The Board believes the Proposals will bring the Company onto a more flexible capital basis, are a positive step to address some of the structural issues facing certain closed-ended funds, particularly funds of hedge funds, and should narrow the discount at which the Company's shares trade.
The Proposals described above are subject to shareholder approval and all applicable laws and regulations.
Additional information on the Company is available at www.frmcredit.com.
Enquiries:
Greg Taylor/Luke Burdess, Financial Risk Management 020 7968 6000
Darren Willis, Winterflood Investment Trusts 020 3100 0258
Unless otherwise defined, terms used in this announcement have the same meaning as in the prospectus relating to FRM Credit Alpha Limited dated 1 September 2008.
This announcement is an advertisement and not a prospectus and is not an offer to sell or a solicitation of any offer to buy any securities in the United States or in any other jurisdiction.
The issuer has not been and will not be registered under the US Investment Company Act of 1940, as amended (the 'Investment Company Act').

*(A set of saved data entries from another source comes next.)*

# janelia-flyem/transfer_em

Hardware: AMD Instinct MI355X
Metric: CycleGAN train steps/sec on 132^3 x1 uint8 volumes (per-GPU batch of 1 volume; aggregate over GPUs) (higher is better)
Workload: dtype f32

## Files before the change

include/tem_hip.h:

```cpp
#ifndef TEM_HIP_H
#define TEM_HIP_H

#include <stdint.h>

#ifdef __cplusplus
extern "C" {
#endif

#define TEM_ABI_VERSION 1

#define TEM_OK            0
#define TEM_EINVAL       -1
#define TEM_EUNSUPPORTED -2
#define TEM_ESHAPE       -3

typedef void *tem_stream_t;

typedef struct tem_view {
  float  *ptr;
  int32_t N, D, H, W, C;
  int64_t sN, sD, sH, sW;
} tem_view;

typedef struct tem_epilogue {
// ... 94 lines not shown
int tem_adam_keras(float *theta, const float *grad, float *m, float *v, int64_t n,
                   float lr, float beta1, float beta2, float eps, float grad_scale,
                   const uint32_t *step_dev, tem_stream_t stream);

int tem_step_tick(uint32_t *step_dev, tem_stream_t stream);

int tem_dropout_masks(uint8_t *mask0, int64_t nbytes0, uint32_t site0, uint8_t *mask1, int64_t nbytes1, uint32_t site1,
                      uint64_t seed, const uint32_t *step_dev, uint32_t step, tem_stream_t stream);

int tem_u8_to_f32_std(const uint8_t *in, float *out, int64_t n, float mean, float std,
                      tem_stream_t stream);

int tem_f32_unstd_to_u8(const tem_view *y, uint8_t *out, int64_t oD, int64_t oH, int64_t oW,
                        float mean, float std, tem_stream_t stream);

int tem_u8_tiles_to_f32_std(const uint8_t *vol, int32_t Z, int32_t Y, int32_t X, const int32_t *origins_dev,
                            int32_t ntile, int32_t edge, float *out, float mean, float std, tem_stream_t stream);

int tem_f32_tiles_unstd_to_u8(const float *y, int32_t ntile, int32_t yedge, int32_t tpad, const int32_t *index_dev,
                              uint8_t *out, int32_t OZ, int32_t OY, int32_t OX, float mean, float std,
                              tem_stream_t stream);

int tem_augment_f32(const float *src, int32_t D, int32_t H, int32_t W, int32_t p0, int32_t p1, int32_t p2,
                    int32_t f0, int32_t f1, int32_t f2, float scale, float shift, float *dst, tem_stream_t stream);

int tem_warp_f32(const float *src, int32_t D, int32_t H, int32_t W, float rate, uint64_t seed, float *dst,
                 uint8_t *seeds, double *sum, tem_stream_t stream);

int tem_fill_f32(float *dst, int64_t n, float value, tem_stream_t stream);

int tem_copy_view(const tem_view *src, const tem_view *dst, tem_stream_t stream);

int tem_add_view(const tem_view *src, const tem_view *dst, tem_stream_t stream);

typedef struct tem_wlayer {
  int64_t offset;
  int32_t ntap, ci, co;
} tem_wlayer;

int tem_flip_transpose(const float *theta, float *theta_t, const tem_wlayer *layers_dev, int32_t nlayers,
                       int64_t total, tem_stream_t stream);

typedef struct tem_wino_layer {
  int64_t src_off, dst_off;
  int32_t ci, co, flip;
} tem_wino_layer;

int tem_winograd_weights(const float *theta, float *u, const tem_wino_layer *layers_dev, int32_t nlayers,
                         tem_stream_t stream);

int tem_conv_bwd_weight_winograd_nslab(const tem_bww_args *a, char *name, int32_t name_len);
int tem_conv_bwd_weight_winograd(const tem_bww_args *a, tem_stream_t stream);

int tem_leaky_gate_view(const tem_view *g, const tem_view *saved, float slope, tem_stream_t stream);

int tem_conv_bf16(const tem_conv_args *a, tem_stream_t stream);

int tem_conv_bf16_describe(const tem_conv_args *a, char *name, int32_t name_len);

int tem_conv_transpose_bf16(const tem_conv_args *a, tem_stream_t stream);
int tem_conv_transpose_bf16_describe(const tem_conv_args *a, char *name, int32_t name_len);

int tem_conv_bwd_weight_bf16(const tem_bww_args *a, tem_stream_t stream);
int tem_conv_bwd_weight_bf16_nslab(const tem_bww_args *a, char *name, int32_t name_len);

int tem_cast_f32_to_bf16(const float *src, void *dst, int64_t n, tem_stream_t stream);

int tem_pack_weights_bf16(const float *theta, void *theta_h, void *theta_ht, const tem_wlayer *layers_dev,
                          int32_t nlayers, int64_t total, tem_stream_t stream);

int tem_focal_logits_bf16(const tem_view *z, int32_t target, float gamma, double *losses, uint32_t slot_mask,
                          float loss_scale, const tem_view *dz, float grad_scale, tem_stream_t stream);
int tem_focal_match_bf16(const tem_view *a, const tem_view *b, float gamma, double *losses, uint32_t slot_mask,
                         float loss_scale, const tem_view *db, float grad_scale, tem_stream_t stream);
int tem_copy_view_bf16(const tem_view *src, const tem_view *dst, tem_stream_t stream);
int tem_add_view_bf16(const tem_view *src, const tem_view *dst, tem_stream_t stream);
int tem_channel_sum_bf16(const tem_view *g, float *out, int32_t accumulate, tem_stream_t stream);

int tem_instance_norm(const tem_view *x, const float *scale, const float *offset, float eps,
                      const tem_view *y, float *mean, float *rstd, tem_stream_t stream);

int tem_instance_norm_bwd(const tem_view *x, const tem_view *dy, const float *scale, const float *mean,
                          const float *rstd, const tem_view *dx, float *dscale, float *doffset,
                          double *workspace, tem_stream_t stream);

int tem_abi_version(const char **arch);

#ifdef __cplusplus
}
#endif
#endif
```

transfer_em_amd/_lib.py:

```python
import ctypes as C
import os

import torch

_HERE = os.path.dirname(os.path.abspath(__file__))
LIB_PATH = os.path.join(_HERE, "lib", "libtem_hip.so")

TEM_OK, TEM_EINVAL, TEM_EUNSUPPORTED, TEM_ESHAPE = 0, -1, -2, -3
TEM_W_TAP_CI_CO, TEM_W_FLIP_CO_CI, TEM_W_WINOGRAD = 0, 1, 2
_ERR = {TEM_EINVAL: "TEM_EINVAL (malformed descriptor)",
        TEM_EUNSUPPORTED: "TEM_EUNSUPPORTED (geometry outside the compiled set)",
        TEM_ESHAPE: "TEM_ESHAPE (inconsistent tensor extents)"}


class TemError(RuntimeError):
    pass


class tem_view(C.Structure):
    _fields_ = [("ptr", C.c_void_p),
                ("N", C.c_int32), ("D", C.c_int32), ("H", C.c_int32), ("W", C.c_int32), ("C", C.c_int32),
                ("sN", C.c_int64), ("sD", C.c_int64), ("sH", C.c_int64), ("sW", C.c_int64)]


# ... 40 lines not shown

_VP = C.POINTER(tem_view)
_SIGS = {
    "tem_disc_head_nslab": [C.c_int64],
    "tem_disc_head_fwd": [C.c_void_p, C.c_void_p, C.c_void_p, C.c_void_p, C.c_void_p, C.c_void_p, C.c_int64, C.c_float, C.c_void_p],
    "tem_disc_head_bwd": [C.POINTER(tem_head_bwd_args), C.c_void_p],
    "tem_conv": [C.POINTER(tem_conv_args), C.c_void_p],
    "tem_conv_transpose": [C.POINTER(tem_conv_args), C.c_void_p],
    "tem_conv_direct": [C.POINTER(tem_conv_args), C.c_void_p],
    "tem_conv_transpose_direct": [C.POINTER(tem_conv_args), C.c_void_p],
    "tem_conv_bf16": [C.POINTER(tem_conv_args), C.c_void_p],
    "tem_conv_bf16_describe": [C.POINTER(tem_conv_args), C.c_char_p, C.c_int32],
    "tem_conv_transpose_bf16": [C.POINTER(tem_conv_args), C.c_void_p],
    "tem_conv_transpose_bf16_describe": [C.POINTER(tem_conv_args), C.c_char_p, C.c_int32],
    "tem_conv_bwd_weight_bf16": [C.POINTER(tem_bww_args), C.c_void_p],
    "tem_conv_bwd_weight_bf16_nslab": [C.POINTER(tem_bww_args), C.c_char_p, C.c_int32],
    "tem_cast_f32_to_bf16": [C.c_void_p, C.c_void_p, C.c_int64, C.c_void_p],
    "tem_pack_weights_bf16": [C.c_void_p, C.c_void_p, C.c_void_p, C.c_void_p, C.c_int32, C.c_int64, C.c_void_p],
    "tem_focal_logits_bf16": [_VP, C.c_int32, C.c_float, C.c_void_p, C.c_uint32, C.c_float, _VP, C.c_float, C.c_void_p],
    "tem_focal_match_bf16": [_VP, _VP, C.c_float, C.c_void_p, C.c_uint32, C.c_float, _VP, C.c_float, C.c_void_p],
    "tem_copy_view_bf16": [_VP, _VP, C.c_void_p],
    "tem_add_view_bf16": [_VP, _VP, C.c_void_p],
    "tem_channel_sum_bf16": [_VP, C.c_void_p, C.c_int32, C.c_void_p],
    "tem_conv_is_tiled": [C.POINTER(tem_conv_args), C.c_int32, C.c_char_p, C.c_int32],
    "tem_bww_is_tiled": [C.POINTER(tem_bww_args), C.c_char_p, C.c_int32],
    "tem_conv_bwd_weight": [C.POINTER(tem_bww_args), C.c_void_p],
    "tem_conv_bwd_weight_nslab": [C.POINTER(tem_bww_args)],
    "tem_reduce_slabs": [C.c_void_p, C.c_int32, C.c_int64, C.c_int64, C.c_void_p, C.c_int32, C.c_float, C.c_void_p],
    "tem_reduce_slabs_multi": [C.c_void_p, C.c_int32, C.c_float, C.c_void_p],
    "tem_channel_sum": [_VP, C.c_void_p, C.c_int32, C.c_void_p],
    "tem_focal_logits": [_VP, C.c_int32, C.c_float, C.c_void_p, C.c_uint32, C.c_float, _VP, C.c_float, C.c_void_p],
    "tem_focal_match": [_VP, _VP, C.c_float, C.c_void_p, C.c_uint32, C.c_float, _VP, C.c_float, C.c_void_p],
    "tem_adam_keras": [C.c_void_p, C.c_void_p, C.c_void_p, C.c_void_p, C.c_int64, C.c_float, C.c_float, C.c_float,
                       C.c_float, C.c_float, C.c_void_p, C.c_void_p],
    "tem_step_tick": [C.c_void_p, C.c_void_p],
    "tem_dropout_masks": [C.c_void_p, C.c_int64, C.c_uint32, C.c_void_p, C.c_int64, C.c_uint32, C.c_uint64, C.c_void_p,
                          C.c_uint32, C.c_void_p],
    "tem_u8_to_f32_std": [C.c_void_p, C.c_void_p, C.c_int64, C.c_float, C.c_float, C.c_void_p],
    "tem_f32_unstd_to_u8": [_VP, C.c_void_p, C.c_int64, C.c_int64, C.c_int64, C.c_float, C.c_float, C.c_void_p],
    "tem_u8_tiles_to_f32_std": [C.c_void_p, C.c_int32, C.c_int32, C.c_int32, C.c_void_p, C.c_int32, C.c_int32, C.c_void_p,
                                C.c_float, C.c_float, C.c_void_p],
    "tem_f32_tiles_unstd_to_u8": [C.c_void_p, C.c_int32, C.c_int32, C.c_int32, C.c_void_p, C.c_void_p, C.c_int32, C.c_int32,
                                  C.c_int32, C.c_float, C.c_float, C.c_void_p],
    "tem_augment_f32": [C.c_void_p, C.c_int32, C.c_int32, C.c_int32, C.c_int32, C.c_int32, C.c_int32, C.c_int32, C.c_int32,
                        C.c_int32, C.c_float, C.c_float, C.c_void_p, C.c_void_p],
    "tem_warp_f32": [C.c_void_p, C.c_int32, C.c_int32, C.c_int32, C.c_float, C.c_uint64, C.c_void_p, C.c_void_p, C.c_void_p,
                     C.c_void_p],
    "tem_fill_f32": [C.c_void_p, C.c_int64, C.c_float, C.c_void_p],
    "tem_copy_view": [_VP, _VP, C.c_void_p],
    "tem_add_view": [_VP, _VP, C.c_void_p],
    "tem_leaky_gate_view": [_VP, _VP, C.c_float, C.c_void_p],
    "tem_flip_transpose": [C.c_void_p, C.c_void_p, C.c_void_p, C.c_int32, C.c_int64, C.c_void_p],
    "tem_conv_bwd_weight_winograd_nslab": [C.POINTER(tem_bww_args), C.c_char_p, C.c_int32],
    "tem_conv_bwd_weight_winograd": [C.POINTER(tem_bww_args), C.c_void_p],
    "tem_winograd_weights": [C.c_void_p, C.c_void_p, C.c_void_p, C.c_int32, C.c_void_p],
    "tem_instance_norm": [_VP, C.c_void_p, C.c_void_p, C.c_float, _VP, C.c_void_p, C.c_void_p, C.c_void_p],
    "tem_instance_norm_bwd": [_VP, _VP, C.c_void_p, C.c_void_p, C.c_void_p, _VP, C.c_void_p, C.c_void_p, C.c_void_p,
                              C.c_void_p],
    "tem_abi_version": [C.POINTER(C.c_char_p)],
}
EXPORTS = tuple(_SIGS)
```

In addition, the shares have not been and will not be registered under the US Securities Act of 1933, as amended (the 'Securities Act'). Consequently, the shares may not be offered, sold or otherwise transferred within the United States or to, or for the account or benefit of, US persons except in accordance with the Securities Act or an exemption therefrom and under circumstances which will not require the issuer to register under the Investment Company Act. No offering of the shares will be made in the United States.
Neither this document nor anything contained herein shall form the basis of, or be relied upon in connection with, any offer or commitment whatsoever in any jurisdiction.
This communication is issued in the UK by Financial Risk Management Limited which is authorised and regulated by the Financial Services Authority and whose office is at 15 Adam Street, London WC2N 6AH.
This communication is directed only at (i) persons outside the United Kingdom, or (ii) persons having professional experience in matters relating to investments who fall within the definition of 'investment professionals' in Article 19(5) of the Financial Services and Markets Act 2000 (Financial Promotion) Order 2005 (the 'Order') or (iii) high net worth companies, unincorporated associations and partnerships and trustees of high value trusts as described in Article 49(2) (a) to (d) of the Order. Persons within the United Kingdom who receive this communication (other than persons falling within (ii) and (iii) above) should not rely on or act upon this communication.